CROSS-REFERENCE TO RELATED APPLICATION

This application claims the priority benefit of Japan application serial no. 2022-047660, filed on Mar. 23, 2022. The entirety of the above-mentioned patent application is hereby incorporated by reference herein and made a part of this specification.

BACKGROUND

Technical Field

The disclosure relates to a door structure for a vehicle.

Related Art

For example, Patent Document 1 (Japanese Patent Application Laid-Open No. 2005-138660) has disclosed that a door beam is provided inside a door of a vehicle, and the door beam is formed in an arch shape (curved shape) in which the center in the longitudinal direction of the door beam projects toward the outer side in the vehicle width direction.

In the conventional structure described in Patent Document 1, since the door beam is formed in an arch shape, a load due to a collision (side collision) from the side of the vehicle can be supported by the arch portion of the door beam.
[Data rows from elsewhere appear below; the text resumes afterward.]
int resolve_layout(ovr_hip_renderer* r, int choice, bool may_wait, hipStream_t st)
{
  if (choice <= LAYOUT_GENERAL || choice >= kLayouts || r->replica_state[choice].load(std::memory_order_acquire) == 0) return LAYOUT_GENERAL;
  if (r->replica_state[choice] == 1) (void)start_replica_build(r, choice, nullptr, !may_wait);
  if (r->replica_state[choice] == 4 && may_wait && r->builder[choice].joinable()) r->builder[choice].join();
  int state = r->replica_state[choice].load(std::memory_order_acquire);
  if (state == 2 && hipEventQuery(r->build_ev[choice]) == hipSuccess) { r->replica_state[choice] = 3; state = 3; }
  if (state == 3) return choice;
  if (state == 2 && may_wait && hipStreamWaitEvent(st, r->build_ev[choice], 0) == hipSuccess) return choice;
  (void)hipGetLastError();
  return LAYOUT_GENERAL;
}
int poll_replica_builds(ovr_hip_renderer* r)
{
  int building = 0;
  for (int k = 1; k < kLayouts; ++k) {
    int state = r->replica_state[k].load(std::memory_order_acquire);
    if (state == 2 && hipEventQuery(r->build_ev[k]) == hipSuccess) { r->replica_state[k] = 3; state = 3; }
    if (state == 2 || state == 4) building++;
  }
  return building;
}

static double ms_since(std::chrono::high_resolution_clock::time_point t0) { return std::chrono::duration<double, std::milli>(std::chrono::high_resolution_clock::now() - t0).count(); }

static int plan_replicas(ovr_hip_renderer* r, int vt, const VolumeDesc& vd)
{
  {
    std::lock_guard<std::mutex> lk(r->mtx);
    (void)r->layouts.update();
  }
  {
    size_t free_b = 0, total_b = 0;
    HIP_TRY(hipMemGetInfo(&free_b, &total_b));
    double planned = 0.0;
    auto plan = [&](int k, VolumeDesc& t) { t = vd; t.data = nullptr; t.axis_ab = nullptr; t.axis_z = nullptr; return volume_layout(replica_voxel_type(vt, k), vd.nx, vd.ny, vd.nz, t); };
    if (r->layouts.current != 0 && replica_voxel_type(vt, LAYOUT_THIN) >= 0) {
      VolumeDesc t1, t2;
      if (plan(LAYOUT_THIN, t1) && plan(LAYOUT_THIN_T, t2) && layout_offsets_fit(t1) && layout_offsets_fit(t2) && (r->layouts.current == 2 || (double)(t1.bytes + t2.bytes) <= 0.4 * (double)free_b)) {
        r->vd_replica[LAYOUT_THIN] = t1; r->vd_replica[LAYOUT_THIN_T] = t2;
        r->replica_state[LAYOUT_THIN] = r->replica_state[LAYOUT_THIN_T] = 1;
        planned += (double)(t1.bytes + t2.bytes);
      }
      else if (r->layouts.current == 2) return fail(OVR_HIP_EINVAL, "[hip] volume replicas requested (layouts mode 2) but one z layer of a thin replica exceeds 2^32 elements");
    }
    static const bool want_quad = !(getenv("OVR_HIP_QUAD") && atoi(getenv("OVR_HIP_QUAD")) == 0);
    if (want_quad && r->layouts.current != 0 && replica_voxel_type(vt, LAYOUT_QUAD) >= 0) {
      VolumeDesc tq;
      if (plan(LAYOUT_QUAD, tq) && layout_offsets_fit(tq) && (r->layouts.current == 2 || (double)tq.bytes + planned <= 0.4 * (double)free_b)) {
        r->vd_replica[LAYOUT_QUAD] = tq;
        r->replica_state[LAYOUT_QUAD] = 1;
      }
    }
  }
  return 0;
}

struct UploadTimes { double alloc = 0.0, copy = 0.0, kern = 0.0; };

static int upload_voxels(ovr_hip_renderer* r, const void* data, int mem_kind, int value_type, std::chrono::high_resolution_clock::time_point t_seg, UploadTimes& t)
{
  const VolumeDesc& vd = r->vd_replica[0];
  hipStream_t st = r->own_stream[0];
  auto relayout_all = [&](const void* src, int z0, int nzc) -> hipError_t {
    return launch_relayout(src, value_type, r->d_replica[0], r->vd_replica[0], z0, nzc, st);
  };

  const size_t in_es = value_type_size(value_type);
  const size_t slice_bytes = (size_t)vd.nx * vd.ny * in_es;
  int src_device = r->device;
  if (mem_kind == OVR_HIP_MEM_DEVICE) {
    hipPointerAttribute_t attr{};
    if (hipPointerGetAttributes(&attr, data) == hipSuccess) src_device = attr.device;
    else (void)hipGetLastError();
  }
  if (mem_kind == OVR_HIP_MEM_DEVICE && src_device == r->device) {
    for (int z0 = 0; z0 < vd.nz; z0 += 32768) {
      const int nzc = std::min(32768, vd.nz - z0);
      HIP_TRY(relayout_all((const char*)data + (size_t)z0 * slice_bytes, z0, nzc));
    }
    HIP_TRY(hipStreamSynchronize(st));
    t.kern += ms_since(t_seg);
  }
  else {
    size_t slab = std::max<size_t>(1, ((size_t)1 << 30) / std::max<size_t>(1, slice_bytes));
    slab = std::min<size_t>(slab, (size_t)vd.nz);
    void* d_stage = nullptr;
    t_seg = std::chrono::high_resolution_clock::now();
    HIP_TRY(hipMalloc(&d_stage, slab * slice_bytes));
    t.alloc += ms_since(t_seg);
    for (int z0 = 0; z0 < vd.nz; z0 += (int)slab) {
      const int nzc = (int)std::min<size_t>(slab, (size_t)(vd.nz - z0));
      t_seg = std::chrono::high_resolution_clock::now();
      hipError_t e = mem_kind == OVR_HIP_MEM_DEVICE
                         ? hipMemcpyPeerAsync(d_stage, r->device, (const char*)data + (size_t)z0 * slice_bytes, src_device, (size_t)nzc * slice_bytes, st)
                         : hipMemcpyAsync(d_stage, (const char*)data + (size_t)z0 * slice_bytes, (size_t)nzc * slice_bytes, hipMemcpyHostToDevice, st);
      if (e == hipSuccess) e = hipStreamSynchronize(st);
      t.copy += ms_since(t_seg);
      t_seg = std::chrono::high_resolution_clock::now();
      if (e == hipSuccess) e = relayout_all(d_stage, z0, nzc);
      if (e == hipSuccess) e = hipStreamSynchronize(st);
      t.kern += ms_since(t_seg);
      if (e != hipSuccess) { (void)hipFree(d_stage); return fail(OVR_HIP_EDEVICE, std::string("[hip] volume upload failed: ") + hipGetErrorString(e)); }
    }
    HIP_TRY(hipFree(d_stage));
  }
  return 0;
}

Therefore, it is possible to improve the resistance to collisions as compared to a door beam in a straight shape.

A slight gap in the vehicle width direction is provided between the rear end part of the door beam and the center pillar of the vehicle body. Therefore, when the load of a collision (side impact) acts on the door beam, the rear end part of the door beam is first displaced toward the inner side in the vehicle width direction to a position abutting against the center pillar, and then the rear end part is supported by the center pillar.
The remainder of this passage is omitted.